5 minutes of effort

This is what came out of Michael Dellert’s daily writing prompt (in italics).

Jonathan was sick and tired of being pushed around. Today he was finally going to do something about it. He turned off his clock before the alarm and straightened the rumpled sheets and thick wool blanket. He glanced at the frost on the window and tugged on a flannel shirt. Jon tossed his worn boots into the bottom of the closet and dug in the back to find his lined mountaineers.  He finished dressing and slipped out his door. Practiced stealth helped him navigate his way downstairs and he softly skipped the third step from the bottom. The squeak of that stair was an instant alarm to his folks.  In the mud room, he pulled on his duster and gloves. He rubbed the blood and mud off of the torn sleeve as he turned the old brass knob and quietly exited toward the barn. Today, would be his day.

This was just a bit more than 5 minutes.  Again, it feels like too many words. If I went back to edit it, I’d probably trim some of the details. Right or wrong. Editing isn’t my strong suit. I feel like I state too much, don’t lead the reader to the scene quite enough. I’m working on it. I want to get to the point where the reader glances up from the page and is startled to find their own room surrounds them still. I want to craft magic.  So far, I have pots of murky potions that smell of cliche and boredom. I’ll work on the spells again another day.

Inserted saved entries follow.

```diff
@@ -449,8 +468,12 @@
             if (lane < (LONG ? 32u : MID ? 16u : 8u) && lane < hd.L) { const uint32_t* it = pre + HW + 6u * lane; x0.idx = it[0]; x0.kept = it[3]; x0.base = ((unsigned long long)it[5] << 32) | it[4]; }
         } else {
             const PrepHead h0 = *(const PrepHead*)rec;
-            hd.U = h0.U; hd.rmax = h0.rmax; hd.xlo = h0.xlo; hd.sumw = h0.sumw; hd.L = h0.L; hd.n_staged = h0.n_staged; hd.cur_attr = h0.cur_attr; hd.unsafe = h0.unsafe;
+            uint32_t hw[8] = {h0.U, h0.rmax, h0.xlo, h0.sumw, h0.L, h0.n_staged, h0.cur_attr, h0.unsafe};
+            asm volatile("" : "+v"(hw[0]), "+v"(hw[1]), "+v"(hw[2]), "+v"(hw[3]), "+v"(hw[4]), "+v"(hw[5]), "+v"(hw[6]), "+v"(hw[7]));
+            auto sc = [&](uint32_t w) -> uint32_t { return (uint32_t)__builtin_amdgcn_readfirstlane((int)w); };
+            hd.U = sc(hw[0]); hd.rmax = sc(hw[1]); hd.xlo = sc(hw[2]); hd.sumw = sc(hw[3]); hd.L = sc(hw[4]); hd.n_staged = sc(hw[5]); hd.cur_attr = sc(hw[6]); hd.unsafe = sc(hw[7]);
             if ((MID ? lane < (LONG ? 32u : 16u) && lane < p.max_len : lane < 8u) && lane < hd.L) { const PrepItem pi = ((const PrepItem*)(rec + sizeof(PrepHead)))[lane]; x0.idx = pi.idx; x0.kept = pi.kept; x0.base = pi.base; }
+            asm volatile("" : "+v"(x0.idx));
         }
         have_pre = false;
         const uint32_t L = hd.L, n = hd.n_staged, U = hd.U;
@@ -477,9 +500,10 @@
                          2u * n + 8u + 256u <= (F_BIG_TOTAL - (F_TOTAL - F_SIDF) - F_WORK) / 4u) f.bigq_list[atomicAdd(f.bigq_cnt, 1u)] = q;
                 else f.slow_list[atomicAdd(&f.slow_cnt[SC_GENERAL], 1u)] = q;
             }
+            q_carry = (uint32_t)__builtin_amdgcn_readfirstlane((int)next_entry());
             continue;
         }
-        if (n == 0u) { if (tid == 0) { if constexpr (MODE == FM_FRONT) xq[0] = 0u; else p.out_counts[q] = 0u; } continue; }
+        if (n == 0u) { if (tid == 0) { if constexpr (MODE == FM_FRONT) xq[0] = 0u; else p.out_counts[q] = 0u; } q_carry = (uint32_t)__builtin_amdgcn_readfirstlane((int)next_entry()); continue; }
         uint32_t kp[NL], ps[NL]; const uint32_t* src[NL];
 #pragma unroll
         for (int r = 0; r < NL; ++r) {
@@ -509,7 +533,10 @@
 #pragma unroll
             for (int j = 0; j < 5; ++j) { v[r][j] = 0u; if ((uint32_t)j * BLOCK < kp[r]) v[r][j] = src[r][min(tid + j * BLOCK, kp[r] - 1u)]; }
         }
+        const uint32_t q_next_v = next_entry();
+        FAST_SUBTICK_P0(6);
         __syncthreads();
+        FAST_SUBTICK_P0(7);
         FAST_PRIO(FP_FRONT);
         if constexpr (MODE != FM_BACK) {
 #pragma unroll
@@ -517,6 +544,8 @@
 #pragma unroll
             for (int j = 0; j < 5; ++j) asm volatile("" : "+v"(v[r][j]));
         }
+        q_carry = (uint32_t)__builtin_amdgcn_readfirstlane((int)q_next_v);
+        const uint32_t q_ord_next = q_carry;
         FAST_TICK(0);
         if (tid < (uint32_t)FS_TACC) misc[tid] = 0;
 #ifndef SRN_FAST_EARLY_CLEAR
@@ -822,9 +851,7 @@
             if (m3) nbl[qpos(cnt3 + (uint32_t)__popcll(b3 & lt))] = LONG ? wave * 64u + lane + (uint32_t)t * BLOCK : svr[t];
             cnt3 += (uint32_t)__popcll(b3);
         }
-#ifdef SRN_FAST_SUBTICKS
-        FAST_TICK(5);
-#endif
+        FAST_SUBTICK_WA(5);
         uint32_t wr[3];
 #pragma unroll
         for (int t = 0; t < 3; ++t) wr[t] = LONG ? wvr[t] : w10_of(svr[t] & NBM);
@@ -898,9 +925,7 @@
                     add2(e4.x, w); add2(e4.y, w); add2(e4.z, w); add2(e4.w, w);
                 }
             } };
-#ifdef SRN_FAST_SUBTICKS
-        FAST_TICK(6);
-#endif
+        FAST_SUBTICK_WA(6);
         FAST_PRIO_X(1);
         { fin_v4u dv = {d43.x, d43.y, d43.z, d43.w};
           asm volatile("" : "+v"(hdr3), "+v"(dv));
@@ -908,9 +933,7 @@
         if constexpr (!FRAG) blk3 = d43.w;
         if (cnt3) add_tail(0u, w3, hdr3, c43, d43, blk3);
         for (uint32_t p0 = 64u; p0 < cnt3; p0 += 64u) { uint32_t tk, sv, hdr, blk; uint4 c4, d4; q3_load(p0, tk, sv, hdr, c4, d4, blk); if constexpr (!FRAG) blk = d4.w; add_tail(p0, tok_w(tk, sv), hdr, c4, d4, blk); }
-#ifdef SRN_FAST_SUBTICKS
-        FAST_TICK(7);
-#endif
+        FAST_SUBTICK_WA(7);
         __syncthreads();
         FAST_PRIO(FP_HARV);
         FAST_TICK(9);
@@ -949,6 +972,7 @@
                 if (lane == 0u) misc[FS_W3 + wave] = third;
             }
             __syncthreads();
+            asm volatile("" : "+v"(tie));
             uint32_t t32 = 0xFFFFFFFFu;
 #pragma unroll
             for (int w = 0; w < NW; ++w) t32 = min(t32, misc[FS_W3 + w]);
@@ -1061,7 +1085,6 @@
             }
 #endif
             if (cnt3) q3_load(0u, tk3b, sv3b, hdr3b, c43b, d43b, blk3b);
-            if constexpr (!FRAG) blk3b = d43b.w;
 #pragma unroll
             for (int t = 0; t < 3; ++t) {
                 if (wave * 64u + (uint32_t)t * BLOCK < K) {
@@ -1117,8 +1140,14 @@
                     }
                     list_hits(hm2, 8u, sv, t8);
                 } };
+            auto arrived = [&](uint32_t& hdr, uint4& c4, uint4& d4) {
+                fin_v4u cv = {c4.x, c4.y, c4.z, c4.w}, dv = {d4.x, d4.y, d4.z, d4.w};
+                asm volatile("" : "+v"(hdr), "+v"(cv), "+v"(dv));
+                c4 = make_uint4(cv.x, cv.y, cv.z, cv.w); d4 = make_uint4(dv.x, dv.y, dv.z, dv.w); };
+            arrived(hdr3b, c43b, d43b);
+            if constexpr (!FRAG) blk3b = d43b.w;
             if (cnt3) chk_tail(0u, tk3b, hdr3b, c43b, d43b, blk3b);
-            for (uint32_t p0 = 64u; p0 < cnt3; p0 += 64u) { uint32_t tk, sv, hdr, blk; uint4 c4, d4; q3_load(p0, tk, sv, hdr, c4, d4, blk); if constexpr (!FRAG) blk = d4.w; chk_tail(p0, tk, hdr, c4, d4, blk); }
+            for (uint32_t p0 = 64u; p0 < cnt3; p0 += 64u) { uint32_t tk, sv, hdr, blk; uint4 c4, d4; q3_load(p0, tk, sv, hdr, c4, d4, blk); arrived(hdr, c4, d4); if constexpr (!FRAG) blk = d4.w; chk_tail(p0, tk, hdr, c4, d4, blk); }
             if (ticking) { const uint32_t hs = wave_sum(dbg_hits); if (lane == 0u && hs) atomicAdd(&tacc[5], (unsigned long long)hs); }
         }
         __syncthreads();
```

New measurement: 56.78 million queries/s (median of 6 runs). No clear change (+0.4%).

What inspires your writing? How do you know when it has become magic?

4 thoughts on “5 minutes of effort

  1. Reblogged this on MDellert-dot-Com and commented:
    Always honored to see my work being put to work. What a great example of how a writing prompt can be used as a tool to further the mastery of craft. Keep up the writing!

    1. Thank you! I’m working on honing the craft. If I could get what I hear in my mind onto the pages, the stories would be powerful. I just lose something during the trip to my fingertips.

      1. “One always has a better book in one’s mind than one can manage to get onto paper.” ― Michael Cunningham, author of The Hours. If you’ve read The Hours, its hard to imagine. Day in and day out, keep practicing. You’ll never succeed, but it’s a damn lot of fun trying. 🙂

  2. What inspires my writing? Myth, literature, history, religion, politics… In a word: people.

    How do I know when it has become magic? When I lose myself in the writing the way you hope your readers lose themselves in the reading. “Good heavens, it’s dark outside already. And I haven’t eaten since… Damn. What day *is* it anyway?”